On a gorgeous Wednesday summer afternoon, Twins and Brewers fans alike were treated to a smooth, steady, creamy little pitcher’s duel.
Joe Ryan Day lasted about five innings; he lowered his ERA back down to a sparkling 2.99, striking out three and allowing just two hits through 16 outs. The Brew Crew got just one run off him today; Jace Peterson homered to dead center in the top of the third, lofting a long fly ball just over the glove of Gilberto Celestino.
That drive would tie the game; the Twins had already opened the scoring in the second, when Celly singled in Ryan Jeffers to conclude a brief two-out rally. Milwaukee starter Aaron Ashby would then go the Joe Ryan route, electing not to allow any more runs for the remainder of his start, which lasted 4.1 innings and involved six hits and three free passes.
Midway through the contest, this one evolved into a nifty little bullpen game. The Twins used Caleb Thielbar and Griffin Jax to keep the game tied through the visiting seventh; he Brewers used Trevor Gott and veteran Brad Boxberger to accomplish the same job.
However, Boxberger would throw Milwaukee into their first jam of the day; with one out in the seventh, Max Kepler drilled his 13th double into the right-field corner — Carlos Correa, having walked onto first, trotted to third to establish a threat.
But Jose Miranda popped out into the infield, and after an intentional walk of All-Star Twin first baseman Luis Arraez, Jeffers grounded one softly up the middle. Second sacker Kolten Wong dove to the second-base bag, barely beating Arraez’s slide, and sending the ballgame to the eighth inning, still locked up in a 1-1 tie.

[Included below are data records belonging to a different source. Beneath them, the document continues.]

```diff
 template <class K>
 __device__ __forceinline__ void acc_to_x(const f32x16 (&acc)[K::CBW], float* X, int rowblk0, int colblk, int lane) {
   constexpr int XS = K::XS;
diff --git a/hilcodec_amd/csrc/resblock_kernel.h b/hilcodec_amd/csrc/resblock_kernel.h
--- a/hilcodec_amd/csrc/resblock_kernel.h
+++ b/hilcodec_amd/csrc/resblock_kernel.h
@@ -282,6 +282,46 @@
 #pragma unroll
     for (int i = 0; i < RW; ++i) xr[i] = *xrow(cs, rsub + RSTEP * i);
   }
+  constexpr int UFPR = K::UOP ? K::NCOL / UR : 1, USRI = NT / UFPR;
+  constexpr int UNIT = K::UOP ? 2 * C / USRI : 1;
+  constexpr int UTW = K::UOP ? 2 * UR / 4 : 1, UNTW = K::UOP ? (2 * C * UTW + NT - 1) / NT : 1;
+  [[maybe_unused]] float ufv[UNIT];
+  [[maybe_unused]] float upv = 0.f;
+  [[maybe_unused]] f32x4 utw[UNTW];
+  constexpr int UPARTS = RW / RB;
+  static_assert(!K::UOP || UNIT % UPARTS == 0, "whole parts");
+  [[maybe_unused]] const float* uxh = a.up.xin;
+  [[maybe_unused]] unsigned ufo = 0;
+  [[maybe_unused]] long upo = 0;
+  [[maybe_unused]] auto uop_aim = [&](long nt) {
+    const long nb = nt / a.tiles;
+    const int Tin = T / (UR > 0 ? UR : 1);
+    const int qf = __builtin_amdgcn_readfirstlane((int)(nt - nb * a.tiles)) * (TO / (UR > 0 ? UR : 1));
+    uxh = a.up.xin + (long)__builtin_amdgcn_readfirstlane((int)nb) * (2 * C) * Tin + qf;
+    const int fl = tid % UFPR, fr = tid / UFPR;
+    ufo = qf + fl < Tin ? (unsigned)(fr * Tin + fl) : 0u;
+    upo = (tid < 2 * C && qf > 0) ? (long)tid * Tin - 1 : 0L;
+  };
+  [[maybe_unused]] auto uop_load = [&](int part) {
+    const int Tin = T / (UR > 0 ? UR : 1);
+#pragma unroll
+    for (int i = part * (UNIT / UPARTS); i < (part + 1) * (UNIT / UPARTS); ++i) ufv[i] = (uxh + (long)(i * USRI) * Tin)[ufo];
+    if (part == 0) upv = uxh[upo];
+  };
+  if constexpr (K::UOP) {
+#pragma unroll
+    for (int i = 0; i < UNIT; ++i) ufv[i] = 0.f;
+#pragma unroll
+    for (int i = 0; i < UNTW; ++i) {
+      const int e = tid + i * NT;
+      utw[i] = *reinterpret_cast<const f32x4*>(a.up.tr_w + ((2 * C * UTW) % NT == 0 || e < 2 * C * UTW ? e : 0) * 4);
+    }
+    if (tile < run1) {
+      uop_aim(tile);
+#pragma unroll
+      for (int part = 0; part < UPARTS; ++part) uop_load(part);
+    }
+  }
   lds_barrier();
   while (tile < run1) {
     const bool warm = K::CARRYMODE && tile < run0;
@@ -311,12 +351,54 @@
     if constexpr (UR > 0) {
       const ResUp& up = a.up;
       const int Tin = T / UR;
-      const int q0 = cs.t / UR, p0 = cs.t - q0 * UR;
+      [[maybe_unused]] const int q0 = cs.t / UR, p0 = cs.t - q0 * UR;
       f32x16 acc[CBW];
 #pragma unroll
       for (int i = 0; i < CBW; ++i)
 #pragma unroll
         for (int r = 0; r < 16; ++r) acc[i][r] = 0.f;
+      if constexpr (K::UOP) {
+        constexpr int FPR = UFPR, SRI = USRI, NIT = UNIT, TW = UTW, NTW = UNTW;
+        constexpr int ZS = FPR + 2, TP = FPR + 4, RL = TP + 2 * UR;
+        static_assert(2 * RL <= K::NCOL && RL % 4 == 0 && XS % 4 == 0, "two staged rows in front of a tile row's carry slots, tap words 16-B aligned");
+        static_assert(NT % FPR == 0 && SRI % 2 == 0 && (2 * C) % SRI == 0 && NIT % 8 == 0 && 2 * C <= NT, "whole rounds of row pairs");
+        const int t0 = __builtin_amdgcn_readfirstlane(cs.t - c4);
+        const float* wus[2] = {up.w_lo + (long)wclass * (C * C / K::RH), up.w_hi + (long)wclass * (C * C / K::RH)};
+        asm volatile("" : "+s"(wus[0]), "+s"(wus[1]));
+        Pipe wp;
+        wp.prefetch(wus[0], lane);
+        {
+          const int fl = tid % FPR, fr = tid / FPR;
+          lptr_t fp = (lptr_t)(X + (fr >> 1) * XS + (fr & 1) * RL + 1 + fl);
+#pragma unroll
+          for (int i0 = 0; i0 < NIT; i0 += 8) {
+#pragma unroll
+            for (int i = 0; i < 8; ++i) fp[i * (SRI / 2) * XS] = prologue(ufv[i0 + i], up.in_scale, 1);
+            fp += 8 * (SRI / 2) * XS;
+            asm volatile("" : "+v"(fp));
+          }
+          if (tid < 2 * C) {
+            lptr_t rp = (lptr_t)(X + (tid >> 1) * XS + (tid & 1) * RL);
+            rp[0] = t0 > 0 ? prologue(upv, up.in_scale, 1) : 0.f;
+            rp[ZS] = 0.f;
+            rp[ZS + 1] = 0.f;
+          }
+#pragma unroll
+          for (int i = 0; i < NTW; ++i) {
+            const int e = tid + i * NT, k = e / TW;
+            if ((2 * C * TW) % NT == 0 || e < 2 * C * TW) *(lvec_t)(X + (k >> 1) * XS + (k & 1) * RL + TP + 4 * (e % TW)) = utw[i];
+          }
+        }
+        lds_barrier();
+        {
+          const int kh = lane >> 5, col = colblk * 32 + (lane & 31);
+          UpOperand<UR, XS> bop;
+          bop.ap = (lptr_t)(X + kh * RL + (t0 + col < T ? col / UR : ZS));
+          bop.tp = (lptr_t)(X + kh * RL + TP + col % UR);
+          gemm_phase_op<K, 2, true>(wus, acc, wp, lane, bop);
+        }
+        lds_barrier();
+      } else {
 #pragma nounroll
       for (int h = 0; h < 2; ++h) {
         const float* wu = (h ? up.w_hi : up.w_lo) + (long)wclass * (C * C / K::RH);
@@ -396,6 +478,7 @@
         if constexpr (K::NARROW) gemm_phase_rolled<K, false>(wu, X, acc, wp, colblk, lane);
         else gemm_phase<K, false>(wu, X, acc, wp, colblk, lane);
         lds_barrier();
+      }
       }
       acc_to_x<K>(acc, X, rowblk0, colblk, lane);
       lds_barrier();
@@ -694,6 +777,9 @@
         }
       }
     }
+    if constexpr (K::UOP) {
+      if (final_blk && have_next) uop_aim(next_tile);
+    }
     lds_barrier();
     STAMP(5);
     acc_to_x<K>(acc, X, rowblk0, colblk, lane);
@@ -753,6 +839,9 @@
       if (UR == 0 && !SPEC0 && last_blk && have_next) {
 #pragma unroll
         for (int i = 0; i < RB; ++i) xr[i0 + i] = *xrow(cn, rsub + RSTEP * (i0 + i));
+      }
+      if constexpr (K::UOP) {
+        if (final_blk && have_next) uop_load(i0 / RB);
       }
       xp6 += RB * RSTEP * XS;
       pb6 += RB * RSTEP * XS;
```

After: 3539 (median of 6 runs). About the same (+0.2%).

Jax would complete a scoreless top half, and the Twins would be faced with the formidable Devin Williams. “Formidable schmormidable,” said Alex Kirilloff, singling to right to start the inning.

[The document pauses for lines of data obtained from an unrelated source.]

template <bool FB>
__global__ __launch_bounds__(512) __attribute__((amdgpu_waves_per_eu(4, 4))) void gemm_tnsk_kernel(const GemmArgs g)
{
    constexpr int BM = 128, BN = 128, WM = 32, WN = 64, NTH = 512, TN = WN / 32;
    constexpr int SZA = BK * (BM + PAD), SZB = BK * (BN + PAD);
    __shared__ __attribute__((aligned(16))) float lds[2 * (SZA + SZB)];
    const int tilesN = (g.N + BN - 1) / BN;
    const int tile_m = blockIdx.x / tilesN, tile_n = blockIdx.x - tile_m * tilesN;
    const int m0 = tile_m * BM, n0 = tile_n * BN;
    const int ktiles = (g.K + BK - 1) / BK;
    const int per = (ktiles + g.splitk - 1) / g.splitk;
    const int kt0 = blockIdx.z * per, kt1 = min(ktiles, kt0 + per);
    if (kt0 >= kt1) return;
    const int wave = __builtin_amdgcn_readfirstlane(threadIdx.x >> 6), lane = threadIdx.x & 63;
    const int li = lane & 31, lh = lane >> 5;
    const int wm0 = (wave % (BM / WM)) * WM, wn0 = (wave / (BM / WM)) * WN;
    const int nbv = m0 + wm0 >= g.M ? 0 : min(TN, max(0, (g.N - n0 - wn0 + 31) >> 5));

    BufLoader<BM, false, false, NTH> la[2];
    BufLoader<BN, false, FB, NTH> lb[2];
#pragma unroll
    for (int i = 0; i < 2; ++i) { la[i].init(g.A, g.lda, m0, g.M, g.K); lb[i].init(g.B, g.ldb, n0, g.N, g.K); }
    la[0].load(kt0 * BK); lb[0].load(kt0 * BK);
    if (kt0 + 1 < kt1) { la[1].load((kt0 + 1) * BK); lb[1].load((kt0 + 1) * BK); }
    lb[0].finish(g.b_scale, g.b_shift);
    la[0].store(lds); lb[0].store(lds + SZA);
    __syncthreads();
    f32x16 acc[TN];
#pragma unroll
    for (int b = 0; b < TN; ++b)
#pragma unroll
        for (int r = 0; r < 16; ++r) acc[b][r] = 0.f;
    auto step = [&](int kt, auto par) {
        constexpr int S = decltype(par)::value;
        const float *As = lds + S * (SZA + SZB), *Bs = As + SZA;
        if (kt + 2 < kt1) { la[S].load((kt + 2) * BK); lb[S].load((kt + 2) * BK); }
        __builtin_amdgcn_sched_barrier(0);
        mma_ktile<BM, false, BN, false, TN>(As, Bs, wm0 + li, wn0 + li, lh, acc, BK / 8, nbv);
        if (kt + 1 < kt1) {
            float *An = lds + (S ^ 1) * (SZA + SZB);
            lb[S ^ 1].finish(g.b_scale, g.b_shift);
            la[S ^ 1].store(An); lb[S ^ 1].store(An + SZA);
        }
        __syncthreads();
    };
    int kt = kt0;
    for (; kt + 1 < kt1; kt += 2) {
        step(kt, std::integral_constant<int, 0>());
        step(kt + 1, std::integral_constant<int, 1>());
    }
    if (kt < kt1) step(kt, std::integral_constant<int, 0>());
    const int rbase = m0 + wm0 + 4 * lh;
#pragma unroll
    for (int b = 0; b < TN; ++b) {
        const int col = n0 + wn0 + 32 * b + li;
        if (col >= g.N) continue;
#pragma unroll
        for (int r = 0; r < 16; ++r) {
            const int row = rbase + (r & 3) + 8 * (r >> 2);
            if (row >= g.M) continue;
            float *dst = g.C + (long long)row * g.ldc + col;
            if (g.splitk > 1) unsafeAtomicAdd(dst, acc[b][r]);
            else if (g.accumulate) *dst += acc[b][r];
            else *dst = acc[b][r];
        }
    }
}

static bool launch_tnsk(const GemmArgs &g, hipStream_t st)
{
    if (g.batch != 1 || g.a_scale || g.bias || g.stats || g.epi != EPI_NONE || g.a_rowsum || g.kswitch ||
        !(g.vecA && g.vecB) || (g.M & 3) || (g.N & 3) || (g.splitk > 1 && !g.accumulate) || g.splitk > 65535)
        return false;
    const long long lim = 0x7ff00000LL;
    if ((long long)g.K * g.lda * 4 >= lim || (long long)g.K * g.ldb * 4 >= lim) return false;
    const dim3 grid(((g.M + 127) / 128) * ((g.N + 127) / 128), 1, g.splitk), block(512);
    if (g.b_scale) hipLaunchKernelGGL((gemm_tnsk_kernel<true>), grid, block, 0, st, g);
    else hipLaunchKernelGGL((gemm_tnsk_kernel<false>), grid, block, 0, st, g);
    return true;
}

“Schmormidable schmormidable,” said Devin Williams, striking out his next two men, and getting Correa to ground out.
Jhoan Duran was subbed in to do his best Devin impression, and said, “I’ll do you one better,” allowing a one-out double instead of a leadoff single. A controversial 3-2 walk made way for a clutch 3-6-3 double play, with Arraez and Correa showing off their arms on either end of the play. (Spoilers: Correa’s arm was better.)
So, in came Josh Hader, for whom even “formidable” is a bit too weak of an adjective. But the monster of a shutdown closer was greeted by a controversial 3-2 walk of his own, with Jorge Polanco discovering the absolute limit of the checked swing definition. A batter later, Kepler doinked one into right field to move the runner up.

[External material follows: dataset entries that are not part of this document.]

__global__ __launch_bounds__(1024) void k_compact_active(const ProblemDev *__restrict__ probs, int P, int *__restrict__ active,
                                                         int *host_flag, int *__restrict__ stamp_counter, int *__restrict__ queue_counters)
{
    int stamp = 0;
    if (threadIdx.x == 0) { stamp = *stamp_counter + 1; *stamp_counter = stamp; }
    if (queue_counters && threadIdx.x < 4) { queue_counters[8 + threadIdx.x] = queue_counters[threadIdx.x]; queue_counters[threadIdx.x] = 0; }
    __shared__ int lds[32];
    __shared__ int base_live, base_done;
    if (threadIdx.x == 0) { base_live = 0; base_done = 0; }
    __syncthreads();
    int live_cnt = 0;
    for (int p = threadIdx.x; p < P; p += 1024) live_cnt += probs[p].done ? 0 : 1;
    int tot;
    block_exclusive_scan_1024(live_cnt, lds, tot);
    const int n_live = tot;
    for (int b = 0; b < P; b += 1024) {
        const int p = b + threadIdx.x;
        const int is_live = (p < P && !probs[p].done) ? 1 : 0;
        const int is_done = (p < P && probs[p].done) ? 1 : 0;
        int tl, td;
        const int el = block_exclusive_scan_1024(is_live, lds, tl);
        const int ed = block_exclusive_scan_1024(is_done, lds, td);
        if (is_live) active[base_live + el] = p;
        if (is_done) active[n_live + base_done + ed] = p;
        __syncthreads();
        if (threadIdx.x == 0) { base_live += tl; base_done += td; }
        __syncthreads();
    }
    if (host_flag && threadIdx.x == 0) {
        __hip_atomic_store(host_flag, P - n_live, __ATOMIC_RELAXED, __HIP_MEMORY_SCOPE_SYSTEM);
        __hip_atomic_store(host_flag + 1, stamp, __ATOMIC_RELEASE, __HIP_MEMORY_SCOPE_SYSTEM);
    }
}

__global__ __launch_bounds__(256) void k_reopen(ProblemDev *__restrict__ probs, int P)
{
    const int p = blockIdx.x * blockDim.x + threadIdx.x;
    if (p < P && probs[p].status == PGICP_ST_OK) probs[p].done = 0;
}
void launch_reopen(hipStream_t st, ProblemDev *probs, int P)
{
    hipLaunchKernelGGL(k_reopen, dim3((P + 255) / 256), dim3(256), 0, st, probs, P);
}

int knn_trace_set(int sorted_index)
{
#ifdef PGICP_KNN_STATS
    return hipMemcpyToSymbol(HIP_SYMBOL(g_trace_i), &sorted_index, sizeof(int)) == hipSuccess ? 0 : -1;
#else
    (void)sorted_index;
    return -1;
#endif
}

int knn_phase_read(unsigned long long out[48], int reset)
{
#ifdef PGICP_PHASE_STATS
    static unsigned long long h[64 * 48];
    if (hipMemcpyFromSymbol(h, HIP_SYMBOL(g_phase), sizeof h) != hipSuccess) return -1;
    for (int k = 0; k < 48; k++) {
        out[k] = 0;
        const bool is_max = k == 32 + 12 || k == 32 + 13;
        for (int c = 0; c < 64; c++) out[k] = is_max ? std::max(out[k], h[c * 48 + k]) : out[k] + h[c * 48 + k];
    }
    if (reset) { std::memset(h, 0, sizeof h); (void)hipMemcpyToSymbol(HIP_SYMBOL(g_phase), h, sizeof h); }
    {
        unsigned long long b[16];
        if (hipMemcpyFromSymbol(b, HIP_SYMBOL(g_ball), sizeof b) == hipSuccess && b[0])
            std::fprintf(stderr, "      ball walk: %llu waves; per wave: %.1f open lanes, %.1f trips, %.1f items in %.2f evaluations; %.1f rows per open lane\n",
                         b[0], (double)b[1] / b[0], (double)b[2] / b[0], (double)b[4] / b[0], (double)b[5] / b[0], b[1] ? (double)b[7] / b[1] : 0.0);
        if (reset) { std::memset(b, 0, sizeof b); (void)hipMemcpyToSymbol(HIP_SYMBOL(g_ball), b, sizeof b); }
    }
    {
        unsigned long long w[16];
        if (hipMemcpyFromSymbol(w, HIP_SYMBOL(g_slow_worst), sizeof w) == hipSuccess && w[0])
            std::fprintf(stderr, "      slowest entry: %llu cycles [fetch %llu seed %llu look-ups %llu points %llu walk %llu finish %llu]; square of %llu rows, %llu with points, %llu long, %llu candidates; bounded %llu capped %llu, result at %llu mm\n",
                         w[0], w[1], w[2], w[3], w[4], w[5], w[6], w[8], w[9], w[10], w[11], w[12], w[13], w[14]);
        if (reset) { std::memset(w, 0, sizeof w); (void)hipMemcpyToSymbol(HIP_SYMBOL(g_slow_worst), w, sizeof w); }
    }
    return 0;
#else
    (void)out; (void)reset;
    return -1;
#endif
}

int knn_stats_read(unsigned long long out[56], int reset)
{
#ifdef PGICP_KNN_STATS
    if (hipMemcpyFromSymbol(out, HIP_SYMBOL(g_knn_stats), 56 * sizeof(unsigned long long)) != hipSuccess) return -1;
    if (reset) { unsigned long long z[56] = {0}; (void)hipMemcpyToSymbol(HIP_SYMBOL(g_knn_stats), z, sizeof z); }
    return 0;
#else
    (void)out; (void)reset;
    return -1;
#endif
}

int knn_dump_setup(long long total, int passes)
{
#ifdef PGICP_KNN_STATS
    unsigned *c = nullptr; float *d = nullptr;
    if (hipMalloc((void **)&c, sizeof(unsigned) * total * passes) != hipSuccess || hipMalloc((void **)&d, sizeof(float) * total * passes) != hipSuccess) return -1;
    (void)hipMemset(c, 0, sizeof(unsigned) * total * passes);
    (void)hipMemset(d, 0, sizeof(float) * total * passes);
    (void)hipMemcpyToSymbol(HIP_SYMBOL(g_cnt_dump), &c, sizeof c);
    (void)hipMemcpyToSymbol(HIP_SYMBOL(g_d2_dump), &d, sizeof d);
    (void)hipMemcpyToSymbol(HIP_SYMBOL(g_dump_total), &total, sizeof total);
    (void)hipMemcpyToSymbol(HIP_SYMBOL(g_dump_passes), &passes, sizeof passes);
    return 0;
#else
    (void)total; (void)passes;
    return -1;
#endif
}
int knn_dump_read(unsigned *cnt, float *d2, long long n)
{
#ifdef PGICP_KNN_STATS
    unsigned *c = nullptr; float *d = nullptr;
    (void)hipDeviceSynchronize();
    (void)hipMemcpyFromSymbol(&c, HIP_SYMBOL(g_cnt_dump), sizeof c);
    (void)hipMemcpyFromSymbol(&d, HIP_SYMBOL(g_d2_dump), sizeof d);
    if (!c || !d) return -1;
    if (hipMemcpy(cnt, c, sizeof(unsigned) * n, hipMemcpyDeviceToHost) != hipSuccess || hipMemcpy(d2, d, sizeof(float) * n, hipMemcpyDeviceToHost) != hipSuccess) return -1;
    return 0;
#else
    (void)cnt; (void)d2; (void)n;
    return -1;
#endif
}

void launch_compact_active(hipStream_t st, const ProblemDev *probs, int P, int *active, int *host_flag, int *stamp_counter,
                           int *queue_counters)
{
    hipLaunchKernelGGL(k_compact_active, dim3(1), dim3(1024), 0, st, probs, P, active, host_flag, stamp_counter, queue_counters);
}

template <typename T, bool GD>
__global__ __launch_bounds__(kReduceBlock) void k_cov_reduce(const ProblemDev *__restrict__ probs,
                                                              const MapDev<T> *__restrict__ maps,
                                                              const T *__restrict__ rd_pre, const T *__restrict__ rd_nrm,
                                                              const int *__restrict__ slot,
                                                              const T *__restrict__ d2, double *__restrict__ partials,
                                                              int max_blocks, T normal_cos, RobustDev<T> rb, const int *__restrict__ scan_pos,
                                                              int gd_mode, T gd_thr)
{
    const ProblemDev &P = probs[blockIdx.y];
    if (P.status != PGICP_ST_OK) return;
    const int np = pairs_n(P), knn = P.knn;
    const long long poff = pairs_off(P);
    if (blockIdx.x * kReduceSpan >= np) return;
    const MapDev<T> M = maps[P.map];
    const T limit = (T)P.limit;
    double alpha, beta, gamma;
    small_angles(P.dT, alpha, beta, gamma);
    const double t_x = P.dT[3], t_y = P.dT[7], t_z = P.dT[11];
    double Tp[12];
#pragma unroll
    for (int k = 0; k < 12; k++) Tp[k] = P.T_prev[k];
    double acc[kCovTerms];
#pragma unroll
    for (int k = 0; k < kCovTerms; k++) acc[k] = 0.0;
    for (int it = 0; it < kReduceItems * kReduceRounds; it++) {
        const int pos = blockIdx.x * kReduceSpan + it * kReduceBlock + threadIdx.x;
        if (pos >= np) continue;
        const int e = !scan_pos ? pos : knn == 1 ? scan_pos[P.off + pos] : scan_pos[P.off + pos / knn] * knn + pos % knn;
        const T dd = d2[poff + e];
        const int s = slot[poff + e];
        if (s < 0 || !(dd <= limit)) continue;
        if constexpr (GD) {
            T w = rb.fct != 0 ? robust_weight<T>(rb, dd, (T)P.robust_s2) : (T)1;
            w = w * gd_weight<T>(gd_mode, gd_thr, M.val[s - M.first], Bits<T>::val((typename Bits<T>::U)P.gd_last));
            if (w == (T)0) continue;
        } else {
            if (rb.fct != 0 && robust_weight<T>(rb, dd, (T)P.robust_s2) == (T)0) continue;
        }
        const int i = knn == 1 ? e : e / knn;
        const T *q = rd_pre + 3 * (P.off + i);
        T pxt, pyt, pzt;
        apply_T<T>(Tp, q[0], q[1], q[2], pxt, pyt, pzt);
        const auto mp = M.nrm[2 * (long long)s];
        const auto mn = M.nrm[2 * (long long)s + 1];
        if (rd_nrm) {
            const T *n = rd_nrm + 3 * (P.off + i);
            T ax = ((T)Tp[0] * n[0] + (T)Tp[1] * n[1]) + (T)Tp[2] * n[2];
            T ay = ((T)Tp[4] * n[0] + (T)Tp[5] * n[1]) + (T)Tp[6] * n[2];
            T az = ((T)Tp[8] * n[0] + (T)Tp[9] * n[1]) + (T)Tp[10] * n[2];
            T bx = mn.x, by = mn.y, bz = mn.z;
            normalized3<T>(ax, ay, az);
            normalized3<T>(bx, by, bz);
            if (((ax * bx + ay * by) + az * bz) < normal_cos) continue;
        }
        const double px = pxt, py = pyt, pz = pzt, qx = mp.x, qy = mp.y, qz = mp.z, nx = mn.x, ny = mn.y, nz = mn.z;
        const double rr = sqrt((px * px + py * py) + pz * pz);
        const double rdx = px / rr, rdy = py / rr, rdz = pz / rr;
        const double qr = sqrt((qx * qx + qy * qy) + qz * qz);
        const double qdx = qx / qr, qdy = qy / qr, qdz = qz / qr;
        const double n_alpha = nz * rdy - ny * rdz;
        const double n_beta = nx * rdz - nz * rdx;
        const double n_gamma = ny * rdx - nx * rdy;
        double E = nx * (px - gamma * py + beta * pz + t_x - qx);
        E += ny * (gamma * px + py - alpha * pz + t_y - qy);
        E += nz * (-beta * px + alpha * py + pz + t_z - qz);
        double Nr = nx * (rdx - gamma * rdy + beta * rdz);
        Nr += ny * (gamma * rdx + rdy - alpha * rdz);
        Nr += nz * (-beta * rdx + alpha * rdy + rdz);
        const double Nq = -((nx * qdx + ny * qdy) + nz * qdz);
        const double er = E + rr * Nr;
        const double h[6] = {nx, ny, nz, rr * n_alpha, rr * n_beta, rr * n_gamma};
        const double gr[6] = {nx * Nr, ny * Nr, nz * Nr, n_alpha * er, n_beta * er, n_gamma * er};
        const double gq[6] = {nx * Nq, ny * Nq, nz * Nq, qr * n_alpha * Nq, qr * n_beta * Nq, qr * n_gamma * Nq};
        int k = 0;
#pragma unroll
        for (int a = 0; a < 6; a++)
#pragma unroll
            for (int b = a; b < 6; b++) {
                acc[k] += h[a] * h[b];
                acc[21 + k] += gr[a] * gr[b] + gq[a] * gq[b];
                k++;
            }
    }
    block_reduce_store<kCovTerms>(acc, partials + ((long long)blockIdx.y * max_blocks + blockIdx.x) * kCovTerms);
}


__global__ __launch_bounds__(64) void k_robust_open(ProblemDev *__restrict__ probs, const int *__restrict__ active, int n_active)
{
    const int a = blockIdx.x * blockDim.x + threadIdx.x;
    if (a >= n_active) return;
    ProblemDev &P = probs[active[a]];
    if (P.done) return;
    P.limit = __longlong_as_double(0x7FF0000000000000LL);
    P.rlimit = P.limit;
}
__global__ __launch_bounds__(64) void k_gd_open(ProblemDev *__restrict__ probs, const int *__restrict__ active, int n_active)
{
    const int a = blockIdx.x * blockDim.x + threadIdx.x;
    if (a >= n_active) return;
    ProblemDev &P = probs[active[a]];
    if (P.done) return;
    P.limit = __longlong_as_double(0x7FF0000000000000LL);
    P.rlimit = P.limit;
    P.n_refined = 1;
}
constexpr int kGdMaxItems = 16;
template <typename T>
__global__ __launch_bounds__(256) void k_gd_max(ProblemDev *__restrict__ probs, const MapDev<T> *__restrict__ maps,
                                                const int *__restrict__ slot, const int *__restrict__ active)
{
    using U = typename Bits<T>::U;
    ProblemDev &P = probs[active[blockIdx.y]];
    if (P.done) return;
    const int np = pairs_n(P);
    const int base = blockIdx.x * (256 * kGdMaxItems);
    if (base >= np) return;
    const MapDev<T> M = maps[P.map];
    const long long poff = pairs_off(P);
    int ss[kGdMaxItems];
#pragma unroll
    for (int it = 0; it < kGdMaxItems; it++) {
        const int e = base + it * 256 + threadIdx.x;
        ss[it] = e < np ? slot[poff + e] : -1;
    }
    U k = 0;
#pragma unroll
    for (int it = 0; it < kGdMaxItems; it++)
        if (ss[it] >= 0) { const T v = M.val[ss[it] - M.first]; if (v > (T)0) k = max(k, Bits<T>::key(v)); }
    __shared__ U red[4];
    for (int o = 32; o > 0; o >>= 1) { const U t = __shfl_xor(k, o); k = t > k ? t : k; }
    if ((threadIdx.x & 63) == 0) red[threadIdx.x >> 6] = k;
    __syncthreads();
    if (threadIdx.x == 0) {
        for (int w = 1; w < 4; w++) k = red[w] > k ? red[w] : k;
        if (k) atomicMax(&P.gd_key, (unsigned long long)k);
    }
}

“Who dares try and beat me?” cried Hader.
Jose Miranda — with one walk-off win already to his credit — said, “what’s up,” and launched a three-run shot to the second deck. TWINS WIN!
It’s just a two-game series, so it winds up a 1-1 split in this half of the border battle. The season series against the Chicago White Sox continues tomorrow night, at 6:40 central. Hope to see you there!
PH/RF Max Kepler (2-for-2, 2B, R)
1B/3B Jose Miranda (3-for-5, R, 3 RBI, HR)
Twins pitching (9 IP, 4 H, R, 4 BB, 7 K)
ROBOT ROLL CALL:
Per Mr. Gamble in the writer’s room, that’s four walk-off Wednesdays in a row!